During a recent "brew tour" at a local brewery, the Brewmaster had nothing but good things to say about him. Recently, there was some shortage of something, I can't remember what (hops? grain?), and it was hitting the small guys hard, real hard.

Although Boston is now pretty much a "big guy", they were the only big company -- which the suppliers had at the front of the line -- that decided to not hoard the ingredient and actually resold it to many of the little guys at their cost, to avoid shutting them out. It would have been really easy to basically shut 80% of the microbrews down for a few months because of this.
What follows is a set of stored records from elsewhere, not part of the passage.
@@ -101,7 +101,19 @@
   ICL_CHECK_ARG(src && idx && out && rows > 0 && N > 0 && N % 4 == 0 && ld_src % 4 == 0 && ld_out % 4 == 0,
                 "icl_gather_rows_f32: bad arguments");
   ICL_CHECK_ARG(((uintptr_t)src & 15) == 0 && ((uintptr_t)out & 15) == 0, "icl_gather_rows_f32: misaligned");
-  hipLaunchKernelGGL(gather_rows_kernel, dim3(rows), dim3(256), 0, (hipStream_t)stream, src, ld_src, idx, out, ld_out, N);
+  hipLaunchKernelGGL(gather_rows_kernel, dim3(rows), dim3(256), 0, (hipStream_t)stream, (const u32x4*)src, ld_src / 4, idx,
+                     (u32x4*)out, ld_out / 4, N / 4);
   ICL_CHECK_LAUNCH("icl_gather_rows_f32");
   return ICL_OK;
 }
+
+extern "C" int icl_gather_rows_bf16(const void* src, int64_t ld_src, const int32_t* idx, void* out, int64_t ld_out,
+                                    int32_t rows, int32_t N, void* stream) {
+  ICL_CHECK_ARG(src && idx && out && rows > 0 && N > 0 && N % 8 == 0 && ld_src % 8 == 0 && ld_out % 8 == 0,
+                "icl_gather_rows_bf16: bad arguments (N and the leading dimensions must be multiples of 8)");
+  ICL_CHECK_ARG(((uintptr_t)src & 15) == 0 && ((uintptr_t)out & 15) == 0, "icl_gather_rows_bf16: misaligned");
+  hipLaunchKernelGGL(gather_rows_kernel, dim3(rows), dim3(256), 0, (hipStream_t)stream, (const u32x4*)src, ld_src / 8, idx,
+                     (u32x4*)out, ld_out / 8, N / 8);
+  ICL_CHECK_LAUNCH("icl_gather_rows_bf16");
+  return ICL_OK;
+}
diff --git a/icl-speech-text-llm_amd/csrc/gemm.hip b/icl-speech-text-llm_amd/csrc/gemm.hip
--- a/icl-speech-text-llm_amd/csrc/gemm.hip
+++ b/icl-speech-text-llm_amd/csrc/gemm.hip
@@ -990,8 +990,10 @@
                                      void* stream) {
   ICL_CHECK_ARG(a != nullptr && cosT && sinT && pos, "icl_gemm_rope_kv_bf16: NULL pointer");
   ICL_CHECK_ARG(head_dim == 128, "icl_gemm_rope_kv_bf16: head_dim=%d (the fused epilogue is built for 128)", head_dim);
-  ICL_CHECK_ARG(n_heads > 0 && k_off == (int64_t)n_heads * 128 && v_off == 2 * k_off && a->N == 3 * k_off && k_off % 256 == 0,
-                "icl_gemm_rope_kv_bf16: need q|k|v blocks of n_heads*128 columns each, a multiple of 256 (N=%d k_off=%lld v_off=%lld)",
+  const int64_t hd = (int64_t)n_heads * 128;
+  ICL_CHECK_ARG(n_heads > 0 && hd % 256 == 0 && (k_off == 0 || k_off == hd) && (v_off == k_off || v_off == k_off + hd) &&
+                    (a->N == v_off || a->N == v_off + hd) && a->N > 0,
+                "icl_gemm_rope_kv_bf16: need q|k|v blocks of n_heads*128 columns each (or empty), a multiple of 256 (N=%d k_off=%lld v_off=%lld)",
                 a->N, (long long)k_off, (long long)v_off);
   ICL_CHECK_ARG(a->batch == 1 && a->out_dtype == ICL_BF16 && (a->epilogue & ~ICL_EPI_BIAS) == 0,
                 "icl_gemm_rope_kv_bf16: batch 1, bf16 output, bias-only epilogue");
diff --git a/icl-speech-text-llm_amd/runtime/binding.py b/icl-speech-text-llm_amd/runtime/binding.py
--- a/icl-speech-text-llm_amd/runtime/binding.py
+++ b/icl-speech-text-llm_amd/runtime/binding.py
@@ -52,6 +52,7 @@
     "icl_gemm_rmsnorm_bf16": (c_int, [POINTER(GemmArgs), c_void_p, c_float, c_void_p, c_int64, c_void_p]),
     "icl_gemm_select_tile": (c_int, [c_int32, c_int32, c_int32, c_int32, c_int32]),
     "icl_attn_fwd_bf16": (c_int, [POINTER(AttnArgs), c_void_p]),
+    "icl_attn_fwd_suffix_bf16": (c_int, [POINTER(AttnArgs), c_void_p, c_void_p]),
     "icl_attn_decode_bf16": (c_int, [c_void_p, c_int64, c_void_p, c_void_p, c_void_p, c_int64, c_void_p,
                                      c_int32, c_int32, c_int32, c_int32, c_float, c_void_p]),
     "icl_attn_decode_rope_bf16": (c_int, [c_void_p, c_int64, c_int64, c_int64, c_void_p, c_void_p, c_void_p, c_void_p, c_void_p,
@@ -114,6 +115,7 @@
     "icl_beats_posconv_pack": (c_int, [c_void_p, c_void_p, c_void_p, c_int32, c_int32, c_int32, c_int32, c_void_p,
                                        c_void_p]),
     "icl_gather_rows_f32": (c_int, [c_void_p, c_int64, c_void_p, c_void_p, c_int64, c_int32, c_int32, c_void_p]),
+    "icl_gather_rows_bf16": (c_int, [c_void_p, c_int64, c_void_p, c_void_p, c_int64, c_int32, c_int32, c_void_p]),
     "icl_cross_entropy": (c_int, [c_void_p, c_int64, c_void_p, c_int32, c_int32, c_void_p, c_void_p, c_void_p]),
 }
 
@@ -300,15 +302,19 @@
     return q, scales, out
 
 
+def rope_epilogue_ok(n_heads: int, head_dim: int, K: int) -> bool:
+    return head_dim == 128 and (n_heads * head_dim) % 256 == 0 and K >= 128
+
+
 def rope_fusable(M: int, n_heads: int, head_dim: int, K: int) -> bool:
     hd = n_heads * head_dim
-    return (head_dim == 128 and hd % 256 == 0 and K >= 128 and
+    return (rope_epilogue_ok(n_heads, head_dim, K) and
             load_library().icl_gemm_select_tile(M, 3 * hd, K, 1, 1) == 3)
 
 
 def attn_fwd(q, k, v, out, cu_seqlens, max_seqlen: int, n_heads: int, head_dim: int, scale: float, *,
-             causal=False, kv_lens=None, rel_bias=None, rel_gate=None, rel_span: int = 0, kv_cache_max_len: int = 0):
-    _require_gpu(q, k, v, out, cu_seqlens, kv_lens, rel_bias, rel_gate)
+             causal=False, kv_lens=None, rel_bias=None, rel_gate=None, rel_span: int = 0, kv_cache_max_len: int = 0, cu_q=None):
+    _require_gpu(q, k, v, out, cu_seqlens, kv_lens, rel_bias, rel_gate, cu_q)
     lib = load_library()
     a = AttnArgs()
     a.Q, a.K, a.V, a.O = q.data_ptr(), k.data_ptr(), v.data_ptr(), out.data_ptr()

Koch literally came to the rescue.

I know nothing else, just what this brewmaster said. This company competes with Boston on the local shelves. Didn't matter. Koch did the right thing.
Yes, that was about a hop shortage. It's kind of complicated, but the big guys (Miller, Bud, Coors, etc) apparently use mostly a hop oil concentrate that is shelf stable for years. They had contracted with hop growers, and ran into overproduction for several years, and the big guys had an excess of hop concentrate on the shelf, so cut future contracts way down. Hop farmers ended up pulling out hops and growing other things to stay afloat.

Now the microbrewers are getting mostly the marginal excess hops from these big growers, and basically, the margins dried up very quickly. And it takes years for hops to start producing in quantity. It was tough for home brewers and micro-brewers.

And it was widely reported that Koch helped out the other guys, as he had his own contracts with some to spare (or something like that). Yes, he's very well thought of among home brewers and the micro-brewer community.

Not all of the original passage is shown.